Note: setting the VALIDATION_STRINGENCY=SILENT is probably not ideal, but for now it is necessary because samtools isn't putting the length of the reference sequence into the header, which is expected by Picard. You get an error about the first read having a coordinate outside of the range of the reference sequence which has a length of 0. If you use Picard to somehow fix the header given the reference sequence this should work without telling it not to validate your sequence.

Also Note: The current sam alignment for a chimeric read shows the fragment starting at the left-most coordinate. Since the rest of the sequence occurs before the left most coordinate I use a soft clipping for the remainder of the sequence. This does not effect the output fastq file generated by the above method, but when you are looking at the alignment in samtools tview you will see some sequences as short as 1 nucleotide. This is normal, and doesn't mean that the actual sam records are that short.

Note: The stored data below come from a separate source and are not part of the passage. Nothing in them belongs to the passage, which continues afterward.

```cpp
int zkm_live_contexts();
void zkm_batch_build(zkm_batch* b, const uint64_t* src, bool src_is_values, gl_t* dev_values = nullptr,
                     const uint64_t* const* src_cols = nullptr, const uint64_t* const* seg_srcs = nullptr);
zkm_batch* zkm_batch_commit_values_keep(zkm_ctx* c, const uint64_t* values, size_t ncols, unsigned log_n, unsigned rate_bits,
                                        unsigned cap_height, gl_t* dev_values, const uint64_t* const* columns = nullptr);
void zkm_prove_single_table_aux(zkm_ctx* c, int table_id, const zkm_stark_config* cfg, size_t ncols, unsigned log_n, const zkm_batch* trace_batch,
                                const zkm_batch* aux_batch, size_t naux_ctl, const zkm_ctl_table* table, const zkm_ctl_z* zs,
                                const uint32_t* colset_ids, size_t nzs, const uint64_t* lookup_challenges, const std::vector<zkm_challenger*>& chs,
                                const std::vector<uint64_t*>& proofs);
void zkm_launch_canon(zkm_ctx* c, gl_t* v, size_t total);
void zkm_host_poseidon_permute(uint64_t st[12]);
void zkm_host_poseidon_permute_reference(uint64_t st[12]);
const zkm_table_lookup* zkm_table_lookups(int table_id, size_t* n);
void zkm_table_lookup_columns_device(zkm_ctx* c, int table_id, const uint64_t* challenges, size_t nch, const gl_t* d_trace, size_t n,
                                     gl_t* d_out, size_t nseg = 1, size_t trace_seg = 0, size_t out_seg = 0);
struct zkm_writer_seg {
    const void* in[4];
    size_t k, n, aux;
    gl_t* out;
    int* bad;
    void* tmp[2];
};
void zkm_launch_writers(zkm_ctx* c, int table_id, const zkm_writer_seg* segs, size_t nseg);

struct zkm_memory_job {
    zkm_ctx* c;
    const char* what;
    const uint64_t* d_ops;
    size_t nops;
    zkm_scratch small, keys_a, keys_b, idx_a, idx_b, start;
    unsigned long long* d_acc = nullptr;
    uint64_t* d_count = nullptr;
    const uint32_t* idx = nullptr;
    uint64_t M = 0, count = 0;
// ... 84 lines not shown
```

Baseline: 16.89.

## Add per-level Merkle kernels and fuse narrow leaf hashing into first level

Adds one-level-per-launch Merkle compression kernels (VALU and MFMA variants) used when a level has at least level_min_hashes hashes, replacing the lane/quad form for large levels. It also extends the tree-tail split so those wide levels run level by level. For matrices with at most four columns, leaf hashing is skipped: leaves are copied straight from the LDE as digests and the first tree level is compressed in the same kernel, saving a launch and a pass over the leaf digests. This adds a new tuning knob, and the wider-level path may be slower than the existing fused climb kernels.

```diff
diff --git a/zkm_amd/csrc/core.hip b/zkm_amd/csrc/core.hip
--- a/zkm_amd/csrc/core.hip
+++ b/zkm_amd/csrc/core.hip
@@ -117,6 +117,7 @@
         l->wide_max_hashes = wide_max_hashes;
         l->leaf_mfma = leaf_mfma;
         l->quad_max_hashes = quad_max_hashes;
+        l->level_min_hashes = level_min_hashes;
         l->small_ntt = small_ntt;
         l->tree_tail = tree_tail;
         l->commit_lanes = commit_lanes;
@@ -480,6 +481,7 @@
             else if (k == "wide_max_hashes") x->wide_max_hashes = (size_t)value;
             else if (k == "leaf_mfma") x->leaf_mfma = value ? 1 : 0;
             else if (k == "quad_max_hashes") x->quad_max_hashes = (size_t)value;
+            else if (k == "level_min_hashes") x->level_min_hashes = (size_t)value;
             else if (k == "block_after_us") x->block_after_us = value;
             else if (k == "small_ntt") x->small_ntt = value ? 1 : 0;
             else if (k == "tree_tail") x->tree_tail = value ? 1 : 0;
@@ -910,6 +912,7 @@
     hipMemcpyKind kind = dev ? hipMemcpyDeviceToDevice : hipMemcpyHostToDevice;
     const size_t CH = c->ingest_chunk_cols;
     bool leaves_done = false;
+    zkm_leaf_matrix leaf_rows{};
     if (src_is_values && !dev && nseg == 1 && CH && CH % 8 == 0 && ncols >= 2 * CH && b->log_n >= 13) {
         c->ensure_copy_stream();
         const size_t nchunks = (ncols + CH - 1) / CH;
@@ -969,7 +972,8 @@
     }
     if (!leaves_done) {
         zkm_lde_bitrev(c, b->coeffs, b->lde, ncols, b->log_n, b->rate_bits, GL_GENERATOR, src_is_values ? s1 : 0);
-        zkm_launch_merkle_leaves(c, b->lde, N, b->ncols, N, b->digests, nseg, b->lde_seg(), dwords);
+        if (b->ncols <= 4) leaf_rows = zkm_leaf_matrix{b->lde, b->ncols, N, b->lde_seg()};
+        else zkm_launch_merkle_leaves(c, b->lde, N, b->ncols, N, b->digests, nseg, b->lde_seg(), dwords);
     }
     if (!src_is_values && s1) {
         zkm_scratch nat(c, ncols * n * sizeof(gl_t));
@@ -978,7 +982,7 @@
     }
     size_t capw = (size_t)4 << b->cap_height;
     b->cap.resize(nseg * capw);
-    zkm_merkle_build_inner_cap(c, b->digests, b->level_off, b->lde_bits(), b->cap_height, b->cap.data(), nseg, dwords);
+    zkm_merkle_build_inner_cap(c, b->digests, b->level_off, b->lde_bits(), b->cap_height, b->cap.data(), nseg, dwords, leaf_rows.lde ? &leaf_rows : nullptr);
 }
 
 __global__ __launch_bounds__(256) void k_gather_lde_rows(const gl_t* __restrict__ lde, size_t N, unsigned lde_bits, size_t ncols,
diff --git a/zkm_amd/csrc/hash.hip b/zkm_amd/csrc/hash.hip
--- a/zkm_amd/csrc/hash.hip
+++ b/zkm_amd/csrc/hash.hip
@@ -104,6 +104,18 @@
         }
     }
     __device__ __forceinline__ void permute(state_t& s, int out) const { poseidon_permute_out_t(s, out, mds); }
+    __device__ __forceinline__ void two_to_one(state_t& s) const {
+#pragma unroll
+        for (int i = 8; i < 12; i++) s[i] = 0;
+        permute(s, POSEIDON_OUT_DIGEST);
+    }
+    template <class K>
+    __device__ __forceinline__ void compress(state_t& s, const uint64_t* nodes, K k, bool) const {
+        const ulonglong2* ch = reinterpret_cast<const ulonglong2*>(nodes + 8 * k);
+        const ulonglong2 a = ch[0], b = ch[1], cc = ch[2], d = ch[3];
+        s[0] = a.x; s[1] = a.y; s[2] = b.x; s[3] = b.y; s[4] = cc.x; s[5] = cc.y; s[6] = d.x; s[7] = d.y;
+        two_to_one(s);
+    }
     template <class Src>
     __device__ __forceinline__ void copy(state_t& s, const Src& src) const {
         for (size_t c = 0; c < src.words(); c++) s[c] = src.word(c);
@@ -368,6 +380,55 @@
         if (tid >= (width >> 1)) return;
     }
 }
+
+template <class Form>
+__device__ __forceinline__ void merkle_level_body(const gl_t* __restrict__ children, gl_t* __restrict__ parents, size_t nparents, size_t dig_seg) {
+    Form f;
+    if (!f.take(nparents)) return;
+    const size_t seg_off = (size_t)blockIdx.z * dig_seg;
+    typename Form::state_t s;
+    f.compress(s, children + seg_off, f.item, f.live);
+    f.store_digest(s, parents + seg_off, f.item, f.live);
+}
+template <class Form>
+__device__ __forceinline__ void merkle_level_cols_body(leaf_cols src, size_t nparents, gl_t* __restrict__ leaves, gl_t* __restrict__ parents, size_t dig_seg) {
+    Form f;
+    if (!f.take(nparents)) return;
+    src.seek(2 * f.item);
+    const size_t seg_off = (size_t)blockIdx.z * dig_seg;
+    typename Form::state_t s;
+#pragma unroll
+    for (int m = 0; m < 4; m++) {
+        ulonglong2 v = make_ulonglong2(0, 0);
+        if ((size_t)m < src.ncols) v = *reinterpret_cast<const ulonglong2*>(src.lde + m * src.col_stride);
+        s[m] = v.x;
+        s[4 + m] = v.y;
+    }
+    if (f.live) {
+        ulonglong2* lv = reinterpret_cast<ulonglong2*>(leaves + seg_off + 8 * f.item);
+#pragma unroll
+        for (int m = 0; m < 4; m++) lv[m] = make_ulonglong2(s[2 * m], s[2 * m + 1]);
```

When producing chimeric reads, samtools doesn't currently allow you to view the backwards jumps that occur. Doing so would involve a '-xN' operation on a cigar string. I added a custom tag ('YC:Z:[CIGAR]') at the end of each sam string that shows either a normal cigar string if the read can be represented with one, or a custom cigar string that allows for negative jumps needed to represent chimeric reads if the read is chimeric. Here is an example of what a chimeric read's tag would look like `YC:Z:97M-4996N3M` while a non-chimeric read would have a normal cigar string in its tag like: `YC:Z:100M`. To reconstruct a chimeric read, you start at the start coordinate for the read which corresponds to the left most coordinate, then you proceed for the number of matches 'M', then you jump the specified number of positions from your current location, in this case -4996, and finally proceed with the remaining CIGAR string. Right now since I don't add indels to the data, this string will either be a match or one of these chimeric jumps.